Count, in the listing that follows, every line containing the word "Optional". Give the number by itself.

[Material for this exercise]:
==================================================

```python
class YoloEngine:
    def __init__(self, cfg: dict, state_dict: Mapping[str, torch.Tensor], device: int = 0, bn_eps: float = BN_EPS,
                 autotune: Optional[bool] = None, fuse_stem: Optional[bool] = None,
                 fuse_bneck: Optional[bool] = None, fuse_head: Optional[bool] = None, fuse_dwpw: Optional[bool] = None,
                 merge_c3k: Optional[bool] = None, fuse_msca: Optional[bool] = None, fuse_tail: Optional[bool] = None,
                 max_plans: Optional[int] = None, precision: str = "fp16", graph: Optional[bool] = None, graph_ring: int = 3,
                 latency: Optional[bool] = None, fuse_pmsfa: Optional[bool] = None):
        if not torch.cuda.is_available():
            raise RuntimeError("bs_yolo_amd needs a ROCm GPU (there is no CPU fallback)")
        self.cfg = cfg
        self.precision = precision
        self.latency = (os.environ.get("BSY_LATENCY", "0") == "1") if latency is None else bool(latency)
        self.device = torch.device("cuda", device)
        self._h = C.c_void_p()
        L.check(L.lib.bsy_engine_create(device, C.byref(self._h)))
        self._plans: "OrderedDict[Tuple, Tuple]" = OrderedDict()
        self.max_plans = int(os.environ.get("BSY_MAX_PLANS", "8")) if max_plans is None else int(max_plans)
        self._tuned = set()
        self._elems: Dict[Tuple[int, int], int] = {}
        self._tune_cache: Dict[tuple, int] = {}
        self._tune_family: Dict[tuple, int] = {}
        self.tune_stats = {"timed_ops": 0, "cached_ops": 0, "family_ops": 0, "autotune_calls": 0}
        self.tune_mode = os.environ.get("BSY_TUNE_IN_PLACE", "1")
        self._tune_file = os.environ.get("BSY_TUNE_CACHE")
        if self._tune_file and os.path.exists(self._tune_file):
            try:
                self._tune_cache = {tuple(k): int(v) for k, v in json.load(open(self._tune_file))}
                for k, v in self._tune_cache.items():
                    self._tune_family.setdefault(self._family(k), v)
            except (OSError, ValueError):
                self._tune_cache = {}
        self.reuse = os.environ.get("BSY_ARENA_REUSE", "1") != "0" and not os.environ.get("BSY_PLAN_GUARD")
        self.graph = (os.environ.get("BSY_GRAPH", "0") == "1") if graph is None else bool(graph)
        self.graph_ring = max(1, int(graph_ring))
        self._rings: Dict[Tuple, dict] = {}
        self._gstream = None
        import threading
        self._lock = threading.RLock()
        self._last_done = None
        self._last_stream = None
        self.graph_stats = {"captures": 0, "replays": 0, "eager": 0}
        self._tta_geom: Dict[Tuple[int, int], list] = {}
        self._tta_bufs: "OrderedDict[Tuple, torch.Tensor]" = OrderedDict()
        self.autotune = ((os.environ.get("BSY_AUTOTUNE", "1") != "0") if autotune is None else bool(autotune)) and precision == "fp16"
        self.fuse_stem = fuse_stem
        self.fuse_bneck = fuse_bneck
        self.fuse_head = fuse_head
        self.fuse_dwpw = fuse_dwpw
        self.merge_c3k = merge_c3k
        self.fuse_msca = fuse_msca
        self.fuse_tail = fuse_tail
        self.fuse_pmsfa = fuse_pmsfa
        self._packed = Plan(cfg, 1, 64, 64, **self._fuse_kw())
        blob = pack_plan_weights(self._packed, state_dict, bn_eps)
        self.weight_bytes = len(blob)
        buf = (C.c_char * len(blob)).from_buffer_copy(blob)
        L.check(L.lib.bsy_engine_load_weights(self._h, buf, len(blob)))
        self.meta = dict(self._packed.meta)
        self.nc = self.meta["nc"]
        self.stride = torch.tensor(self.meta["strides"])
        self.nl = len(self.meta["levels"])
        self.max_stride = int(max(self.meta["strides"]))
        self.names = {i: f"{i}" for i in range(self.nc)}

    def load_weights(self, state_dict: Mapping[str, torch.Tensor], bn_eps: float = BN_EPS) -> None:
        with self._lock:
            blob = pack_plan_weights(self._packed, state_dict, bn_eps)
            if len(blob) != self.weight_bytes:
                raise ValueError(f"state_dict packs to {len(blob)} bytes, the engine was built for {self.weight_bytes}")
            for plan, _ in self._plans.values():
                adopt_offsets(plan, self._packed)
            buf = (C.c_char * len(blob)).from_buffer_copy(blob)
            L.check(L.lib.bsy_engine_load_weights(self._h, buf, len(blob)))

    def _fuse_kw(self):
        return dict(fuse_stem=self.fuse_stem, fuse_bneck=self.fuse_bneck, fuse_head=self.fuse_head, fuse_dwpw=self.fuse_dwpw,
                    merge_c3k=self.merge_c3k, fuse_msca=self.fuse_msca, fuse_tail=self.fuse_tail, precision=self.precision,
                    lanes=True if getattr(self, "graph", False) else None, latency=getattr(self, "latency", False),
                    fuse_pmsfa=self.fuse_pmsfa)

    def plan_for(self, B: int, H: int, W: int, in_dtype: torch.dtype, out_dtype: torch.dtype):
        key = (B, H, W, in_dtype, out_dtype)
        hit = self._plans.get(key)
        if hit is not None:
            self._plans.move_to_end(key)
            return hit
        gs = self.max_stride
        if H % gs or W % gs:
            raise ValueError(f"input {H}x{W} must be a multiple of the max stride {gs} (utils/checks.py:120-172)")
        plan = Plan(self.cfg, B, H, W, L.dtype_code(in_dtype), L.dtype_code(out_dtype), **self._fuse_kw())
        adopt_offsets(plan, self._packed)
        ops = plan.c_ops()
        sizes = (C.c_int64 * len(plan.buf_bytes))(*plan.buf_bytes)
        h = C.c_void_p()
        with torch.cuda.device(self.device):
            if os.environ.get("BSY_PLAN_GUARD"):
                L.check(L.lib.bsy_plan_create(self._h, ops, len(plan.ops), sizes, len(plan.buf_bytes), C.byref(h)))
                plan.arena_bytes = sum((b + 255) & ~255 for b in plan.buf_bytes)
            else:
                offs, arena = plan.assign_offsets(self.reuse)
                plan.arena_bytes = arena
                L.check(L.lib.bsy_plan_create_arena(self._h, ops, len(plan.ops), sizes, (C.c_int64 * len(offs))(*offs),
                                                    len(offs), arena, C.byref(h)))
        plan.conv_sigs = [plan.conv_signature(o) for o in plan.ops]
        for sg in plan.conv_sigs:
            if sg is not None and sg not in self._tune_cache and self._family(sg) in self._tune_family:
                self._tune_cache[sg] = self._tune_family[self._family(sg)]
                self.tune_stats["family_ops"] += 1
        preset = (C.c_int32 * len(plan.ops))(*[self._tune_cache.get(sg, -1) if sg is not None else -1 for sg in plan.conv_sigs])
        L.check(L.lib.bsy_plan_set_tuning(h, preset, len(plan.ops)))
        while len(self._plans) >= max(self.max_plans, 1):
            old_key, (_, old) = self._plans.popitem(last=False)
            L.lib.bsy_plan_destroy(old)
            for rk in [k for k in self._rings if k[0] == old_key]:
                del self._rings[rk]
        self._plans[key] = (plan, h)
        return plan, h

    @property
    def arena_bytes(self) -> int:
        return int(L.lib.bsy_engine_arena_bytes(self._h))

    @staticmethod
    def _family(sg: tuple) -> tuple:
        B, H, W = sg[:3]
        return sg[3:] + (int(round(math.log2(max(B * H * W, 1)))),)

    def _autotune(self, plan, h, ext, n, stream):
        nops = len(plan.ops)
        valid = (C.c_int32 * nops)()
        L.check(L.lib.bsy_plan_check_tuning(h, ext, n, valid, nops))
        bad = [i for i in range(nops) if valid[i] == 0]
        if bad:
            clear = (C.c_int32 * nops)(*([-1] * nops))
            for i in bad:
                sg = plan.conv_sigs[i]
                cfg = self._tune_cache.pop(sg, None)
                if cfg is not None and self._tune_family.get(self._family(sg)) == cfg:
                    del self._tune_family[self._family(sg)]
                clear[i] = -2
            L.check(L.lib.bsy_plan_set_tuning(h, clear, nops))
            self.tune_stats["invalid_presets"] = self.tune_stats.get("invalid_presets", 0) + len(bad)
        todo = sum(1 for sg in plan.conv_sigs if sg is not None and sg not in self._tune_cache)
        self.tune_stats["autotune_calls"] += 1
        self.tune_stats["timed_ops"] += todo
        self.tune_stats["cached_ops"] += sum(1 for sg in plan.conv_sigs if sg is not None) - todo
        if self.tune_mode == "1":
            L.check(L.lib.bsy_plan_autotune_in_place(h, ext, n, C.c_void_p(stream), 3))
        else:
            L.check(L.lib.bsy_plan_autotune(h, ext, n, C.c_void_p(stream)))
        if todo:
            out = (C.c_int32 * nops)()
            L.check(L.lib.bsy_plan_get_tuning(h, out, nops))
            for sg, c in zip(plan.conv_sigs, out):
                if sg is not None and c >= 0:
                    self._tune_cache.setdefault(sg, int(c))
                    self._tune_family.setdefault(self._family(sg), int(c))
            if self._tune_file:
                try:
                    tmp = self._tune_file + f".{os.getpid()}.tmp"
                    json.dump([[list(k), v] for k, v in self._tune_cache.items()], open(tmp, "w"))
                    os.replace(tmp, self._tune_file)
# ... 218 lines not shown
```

==================================================

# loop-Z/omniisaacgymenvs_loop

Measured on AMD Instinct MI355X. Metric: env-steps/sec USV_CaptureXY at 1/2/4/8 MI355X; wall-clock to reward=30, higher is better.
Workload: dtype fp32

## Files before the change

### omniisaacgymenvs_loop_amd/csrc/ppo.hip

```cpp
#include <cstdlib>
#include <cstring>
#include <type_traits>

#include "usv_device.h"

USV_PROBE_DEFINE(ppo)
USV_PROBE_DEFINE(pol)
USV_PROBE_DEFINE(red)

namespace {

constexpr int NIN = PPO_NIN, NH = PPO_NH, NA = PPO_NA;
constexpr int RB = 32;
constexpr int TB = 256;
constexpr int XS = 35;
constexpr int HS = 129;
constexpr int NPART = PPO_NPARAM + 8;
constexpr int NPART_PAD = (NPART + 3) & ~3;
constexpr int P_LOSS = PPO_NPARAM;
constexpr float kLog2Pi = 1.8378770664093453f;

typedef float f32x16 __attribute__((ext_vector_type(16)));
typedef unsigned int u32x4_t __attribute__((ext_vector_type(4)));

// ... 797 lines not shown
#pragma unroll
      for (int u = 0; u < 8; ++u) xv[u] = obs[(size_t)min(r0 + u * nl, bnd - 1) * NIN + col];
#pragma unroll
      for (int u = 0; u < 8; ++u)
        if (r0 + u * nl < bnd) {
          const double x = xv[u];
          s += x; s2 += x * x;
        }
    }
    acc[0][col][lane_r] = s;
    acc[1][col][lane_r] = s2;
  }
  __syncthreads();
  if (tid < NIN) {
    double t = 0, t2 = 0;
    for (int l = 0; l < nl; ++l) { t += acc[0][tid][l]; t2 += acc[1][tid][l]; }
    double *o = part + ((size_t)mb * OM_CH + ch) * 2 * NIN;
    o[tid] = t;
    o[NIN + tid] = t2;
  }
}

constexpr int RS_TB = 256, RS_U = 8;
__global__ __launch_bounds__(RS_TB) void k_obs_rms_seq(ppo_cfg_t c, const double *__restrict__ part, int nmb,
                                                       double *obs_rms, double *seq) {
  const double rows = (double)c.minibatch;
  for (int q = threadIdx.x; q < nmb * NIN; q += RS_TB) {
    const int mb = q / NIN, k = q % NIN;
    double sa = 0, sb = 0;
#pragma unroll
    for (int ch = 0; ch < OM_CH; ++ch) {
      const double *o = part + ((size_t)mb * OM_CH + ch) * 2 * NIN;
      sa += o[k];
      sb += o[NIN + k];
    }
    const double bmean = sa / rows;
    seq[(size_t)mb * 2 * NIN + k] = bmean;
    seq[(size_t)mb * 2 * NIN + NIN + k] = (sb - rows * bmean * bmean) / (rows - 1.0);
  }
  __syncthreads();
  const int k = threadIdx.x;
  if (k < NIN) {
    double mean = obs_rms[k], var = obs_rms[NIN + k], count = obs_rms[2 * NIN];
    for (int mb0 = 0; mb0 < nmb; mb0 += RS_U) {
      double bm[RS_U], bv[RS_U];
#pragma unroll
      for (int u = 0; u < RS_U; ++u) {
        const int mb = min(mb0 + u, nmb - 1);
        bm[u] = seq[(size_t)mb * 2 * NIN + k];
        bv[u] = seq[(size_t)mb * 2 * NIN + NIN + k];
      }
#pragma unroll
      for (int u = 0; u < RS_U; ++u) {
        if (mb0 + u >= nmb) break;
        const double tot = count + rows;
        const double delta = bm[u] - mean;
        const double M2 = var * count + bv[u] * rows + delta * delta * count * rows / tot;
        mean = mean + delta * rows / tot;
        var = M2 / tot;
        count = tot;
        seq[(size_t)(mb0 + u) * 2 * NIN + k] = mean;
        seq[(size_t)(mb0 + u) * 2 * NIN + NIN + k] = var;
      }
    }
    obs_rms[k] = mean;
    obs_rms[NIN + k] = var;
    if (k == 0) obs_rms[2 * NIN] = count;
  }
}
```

==================================================

[The answer]: 5